Regarding the code I’m considering modifying with the polygons:

def MEMSGSLBG(N=1000,per=0.300,duty=0.5,width=0.5,wmin=0.5,wmax=1.5,layer=1,alph=0.39,n=8,wsleeve=5,layerp=2):#memory efficient super gaussian
    #name = 'SGSLBG'
    name = 'SGSLBG_N'+str(int(N))+"_P"+str(int(1000*per))+"_D"+str(int(100*duty))+"W"+str(int(width*1000))+"_WX"+str(int(wmax*1000))+"_WM"+str(int(wmin*1000));
    #build from (0,0)
    maxpg =500 #maximum periods per polygon object
    L = N*per;
    tooth = per*duty;
    gap = per*(1-duty);
    bH = wmin/2.;
    with nd.Cell(name=name) as cell:
        for k in range(0,N):
            if k==0: #initialze
                polypts_sleeve_L=[]#initialize sleeve polygons
            elif k%maxpg == 0: #close polygon exceeding maximum periods per polygon and start new polygon
                nd.Polygon(points=polypts,layer=layer).put(0,0,0)#place at true coordinates
            z = per*(k+duty/2.) #eval at major element midpoint
            fz = math.exp(-.5*pow(((z/L)-.5)/alph,n))
            fzx = (wmax-width)*fz;
            fzm = (width-wmin)*fz;

            rectx = nd.geometries.transform(points=nd.geometries.box(length=tooth,width=width+fzx),move=(k*per,0,0))
            polypts[int(len(polypts)/2):int(len(polypts)/2)] = rectx #insert into polygon list
            rectm = nd.geometries.transform(points=nd.geometries.box(length=gap,width=width-fzm),move=((k+duty)*per,0,0))
            polypts[int(len(polypts)/2):int(len(polypts)/2)] = rectm #insert into polygon list
        nd.Polygon(points=polypts,layer=layer).put(0,0,0)#place at true coordinates any remainder shape


    return cell

I would like to have the grating elements (rectx and rectm) follow a curve, and after talking it over with a colleague, he suggested changing the move part of the code to follow a curve, calculating the points necessary for x, y, and angle.

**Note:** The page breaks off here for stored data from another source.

@@ -718,19 +741,20 @@
 
 
 def _sliced_call(z, heads, scales, v, force, eps1, forward1, pair, flip, eps2, forward2, v_src=None,
-                 mid=False):
+                 mid=False, norm2=False):
     m, k = z.shape
     _, bs, cs = heads['s']
     _, bt, _ = heads['t']
     wq, bq, cq = heads['q']
     n = wq.shape[0]
-    out = torch.empty((3 if mid else 1, m), dtype=torch.float64, device=z.device)
+    assert not (norm2 and (pair or mid))
+    out = torch.empty((3 if mid or norm2 else 1, m), dtype=torch.float64, device=z.device)
     nbytes = int(N.load().l2q_vnet_heads_sliced_ws_bytes(m, n))
     ws = N.workspace(nbytes, z.device)
     N.call('l2q_vnet_heads_vupdate_sliced_f64', z, m, k, n, heads['sliced'], bs, cs, float(scales[0]), bt,
            float(scales[1]), bq, cq, float(scales[2]), v_src, v, force, int(v.is_complex()), float(eps1),
            int(forward1), int(pair), int(flip), float(eps2), int(forward2), out[0],
-           out[1] if mid else None, out[2] if mid else None, ws, ws.numel())
+           out[1] if mid else None, out[2] if mid or norm2 else None, ws, ws.numel())
     return out
 
 
@@ -742,7 +766,7 @@
 
 def vnet_heads_vupdate_(z: torch.Tensor, heads: dict, scales, v: torch.Tensor,
                         force: torch.Tensor, eps: float, forward: bool,
-                        v_src: Optional[torch.Tensor] = None) -> torch.Tensor:
+                        v_src: Optional[torch.Tensor] = None, norm2: Optional[list] = None) -> torch.Tensor:
     m, k = z.shape
     ws_, bs, cs = heads['s']
     wt, bt, _ = heads['t']
@@ -751,7 +775,11 @@
     if _use_sliced(z, heads):
         if v_src is not None:
             assert v_src.shape == v.shape and v_src.dtype == v.dtype and v_src.is_contiguous()
-        return _sliced_call(z, heads, scales, v, force, eps, forward, False, False, 0.0, False, v_src)[0]
+        out = _sliced_call(z, heads, scales, v, force, eps, forward, False, False, 0.0, False, v_src,
+                           norm2=norm2 is not None)
+        if norm2 is not None:
+            norm2.append(out[2])
+        return out[0]
     logdet = torch.empty(m, dtype=torch.float64, device=z.device)
     nbytes = int(N.load().l2q_vnet_heads_ws_bytes(m, n))
     ws = N.workspace(nbytes, z.device)
diff --git a/l2hmc-qcd_amd/l2hmc/dynamics/pytorch/dynamics.py b/l2hmc-qcd_amd/l2hmc/dynamics/pytorch/dynamics.py
--- a/l2hmc-qcd_amd/l2hmc/dynamics/pytorch/dynamics.py
+++ b/l2hmc-qcd_amd/l2hmc/dynamics/pytorch/dynamics.py
@@ -2,6 +2,7 @@
 
 import logging
 import os
+import weakref
 from dataclasses import dataclass
 from math import pi as PI
 from pathlib import Path
@@ -186,6 +187,7 @@
         self.fuse_half_heads = True
         self.merge_hmc_kicks = True
         self._inject: Optional[dict] = None
+        self._mom_norm2 = None
         self._eps_cache: dict = {}
         self._masks_native: Optional[list] = None
         self._perm: dict = {}
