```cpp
extern "C" int32_t hk_sync(hk_ctx* c) {
    if (!c) return fail(HK_ERR_INVALID, "null ctx");
    HIP_TRY(hipSetDevice(c->device));
    if (int e = join_lanes(c)) return e;
    HIP_TRY(hipStreamSynchronize(c->stream));
    if (c->aux) HIP_TRY(hipStreamSynchronize(c->aux));
    return HK_OK;
}
extern "C" int32_t hk_stats_enable_counters(hk_ctx* c, int32_t flags) {
    if (!c) return fail(HK_ERR_INVALID, "null ctx");
    if (int e = join_lanes(c)) return e;
    c->count_nodes = (flags & 1) ? 1 : 0;
    c->time_kernels = (flags & 2) ? 1 : 0;
    return HK_OK;
}
extern "C" int32_t hk_stats_reset(hk_ctx* c) {
    if (!c) return fail(HK_ERR_INVALID, "null ctx");
    HIP_TRY(hipSetDevice(c->device));
    if (int e = join_lanes(c)) return e;
    HIP_TRY(hipStreamSynchronize(c->stream));
    HIP_TRY(hipMemset(c->stats.p, 0, (size_t)c->stat_rows * sizeof(DStats)));
    for (auto& l : c->lanes)
        if (l.stats.p) HIP_TRY(hipMemset(l.stats.p, 0, (size_t)c->stat_rows * sizeof(DStats)));
    for (auto& e : c->trace_events) {
        c->event_pool.push_back(e.first);
        c->event_pool.push_back(e.second);
    }
    c->trace_events.clear();
    for (auto& v : c->class_events) {
        for (auto& e : v) {
            c->event_pool.push_back(e.first);
            c->event_pool.push_back(e.second);
        }
        v.clear();
    }
    c->seconds_trace = c->seconds_total = 0.0;
    c->trace_launches = c->shadow_launches = c->shade_launches = c->media_launches = c->select_launches = 0;
    c->fused_passes = c->view_cache_hits = 0;
    c->have_span = false;
    return HK_OK;
}
extern "C" int32_t hk_stats_get(hk_ctx* c, hk_stats* out) {
    if (!c || !out) return fail(HK_ERR_INVALID, "null argument");
    HIP_TRY(hipSetDevice(c->device));
    if (int e = join_lanes(c)) return e;
    HIP_TRY(hipStreamSynchronize(c->stream));
    DStats h{};
    {
        std::vector<const void*> blocks{c->stats.p};
        for (const auto& l : c->lanes)
            if (l.stats.p) blocks.push_back(l.stats.p);
        std::vector<DStats> rows((size_t)c->stat_rows * blocks.size());
        for (size_t b = 0; b < blocks.size(); ++b)
            HIP_TRY(hipMemcpy(rows.data() + b * (size_t)c->stat_rows, blocks[b], (size_t)c->stat_rows * sizeof(DStats), hipMemcpyDeviceToHost));
        for (const DStats& r : rows) {
            h.rays_closest += r.rays_closest;
            h.rays_shadow += r.rays_shadow;
            h.nodes += r.nodes;
            h.tris += r.tris;
            h.hits += r.hits;
            h.vertices += r.vertices;
            h.collisions += r.collisions;
            h.light_nodes += r.light_nodes;
            h.sh_nodes += r.sh_nodes;
            h.sh_tris += r.sh_tris;
            h.sh_collisions += r.sh_collisions;
            h.nvdb_collisions += r.nvdb_collisions;
            h.sh_nvdb_collisions += r.sh_nvdb_collisions;
            h.dda_steps += r.dda_steps;
            h.sh_dda_steps += r.sh_dda_steps;
            h.scatter_vertices += r.scatter_vertices;
            h.sc_light_nodes += r.sc_light_nodes;
#ifdef HK_DEBUG_UTIL
            for (int k = 0; k < 32; ++k) h.dbg[k] += r.dbg[k];
#endif
        }
#ifdef HK_DEBUG_UTIL
        for (int k = 0; k < 16; ++k)
            if (h.dbg[2 * k]) std::fprintf(stderr, "HK_DEBUG_UTIL[%d]: %.3f of %llu lane-slots\n", k, (double)h.dbg[2 * k + 1] / (double)h.dbg[2 * k], h.dbg[2 * k]);
#endif
    }
    double tr = 0.0;
    for (auto& e : c->trace_events) {
        float ms = 0.0f;
        if (hipEventElapsedTime(&ms, e.first, e.second) == hipSuccess) tr += ms * 1e-3;
    }
    double total = 0.0;
    if (c->have_span) {
        float ms = 0.0f;
        if (hipEventElapsedTime(&ms, c->ev_begin, c->ev_end) == hipSuccess) total = ms * 1e-3;
    }
    std::memset(out, 0, sizeof *out);
    out->rays_closest = h.rays_closest;
    out->rays_shadow = h.rays_shadow;
    out->bvh_nodes_visited = h.nodes;
    out->tris_tested = h.tris;
    out->hits_accepted = h.hits;
    out->path_vertices = h.vertices;
    out->medium_collisions = h.collisions + h.sh_collisions;
    out->track_collisions = h.collisions;
    out->shadow_collisions = h.sh_collisions;
    out->track_dda_steps = h.dda_steps;
    out->shadow_dda_steps = h.sh_dda_steps;
    out->scatter_vertices = h.scatter_vertices;
    out->light_bvh_nodes = h.light_nodes + h.sc_light_nodes;
    out->seconds_trace = tr;
    out->seconds_total = total;
    out->trace_launches = c->trace_launches;
    out->trace_nodes = h.nodes;
    out->trace_tris = h.tris;
    out->shadow_nodes = h.sh_nodes;
    out->shadow_tris = h.sh_tris;
    out->bvh_nodes_visited = h.nodes + h.sh_nodes;
    out->tris_tested = h.tris + h.sh_tris;
    out->shadow_launches = c->shadow_launches;
    out->shade_launches = c->shade_launches;
    out->media_launches = c->media_launches;
    double cls[6] = {0, 0, 0, 0, 0, 0};
    for (int k = 1; k < 6; ++k)
        for (auto& e : c->class_events[k]) {
            float ms = 0.0f;
            if (hipEventElapsedTime(&ms, e.first, e.second) == hipSuccess) cls[k] += ms * 1e-3;
        }
    out->seconds_shadow = cls[1];
    out->seconds_shade = cls[2] + cls[5];
    out->seconds_other = cls[3];
    out->seconds_media = cls[4];
    out->seconds_select = cls[5];
    out->select_launches = c->select_launches;
    out->fused_passes = c->fused_passes;
    out->view_cache_hits = c->view_cache_hits;
    {
        const uint64_t hits_closest = h.hits < h.rays_closest ? h.hits : h.rays_closest;
        out->bytes_algorithmic_trace = h.rays_closest * (32 + 16) + 64 * h.nodes + 36 * h.tris + 96 * hits_closest;
        out->bytes_algorithmic_shadow = h.rays_shadow * (32 + 16) + 64 * h.sh_nodes + 36 * h.sh_tris;
        out->bytes_algorithmic_shade = h.vertices * (2 * 104 + 64 + 96) + 60 * h.light_nodes;
        out->bytes_algorithmic_media = h.collisions * 36 + h.nvdb_collisions * (84 - 36) + 4 * h.dda_steps + h.scatter_vertices * (2 * 104 + 96) + 60 * h.sc_light_nodes;
        out->bytes_algorithmic_shadow += h.sh_collisions * 36 + h.sh_nvdb_collisions * (84 - 36) + 4 * h.sh_dda_steps;
    }
    return HK_OK;
}
```

hikari.jl_amd/csrc/hk_host.h:

```cpp
#pragma once
#include <hip/hip_runtime.h>

#include <climits>
#include <cstddef>
#include <cmath>
#include <cstdio>
#include <cstdlib>
#include <cstring>
#include <limits>
#include <map>
#include <memory>
#include <mutex>
#include <string>
#include <unordered_map>
#include <vector>

#include "bvh_build.h"
#include "hikari_mi355x.h"
#include "hk_launch.h"
#include "hk_nanovdb.h"
#include "hk_types.h"

#pragma GCC visibility push(hidden)

extern thread_local std::string g_err;
inline int fail(int code, const std::string& msg) {
    g_err = msg;
    return code;
}

namespace hk {
struct Knobs {
    std::unordered_map<std::string, std::string> kv;
};
}
struct KnobScope {
    const hk::Knobs* prev;
    explicit KnobScope(const hk::Knobs* k);
    ~KnobScope();
};
#define HIP_TRY(expr)                                                                                          \
    do {                                                                                                       \
        hipError_t e_ = (expr);                                                                                \
        if (e_ != hipSuccess) return fail(HK_ERR_DEVICE, std::string(#expr) + ": " + hipGetErrorString(e_)); \
    } while (0)
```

Based off this, we think there will be a problem where the interface where two differently angled elements will have a “dip” in the resulting layout and believe that adding another point on the larger rectangle should do the trick.

Do you think this is similar to the direction you proposed? Is the fix we proposed the correct way to go about it?

Thank you,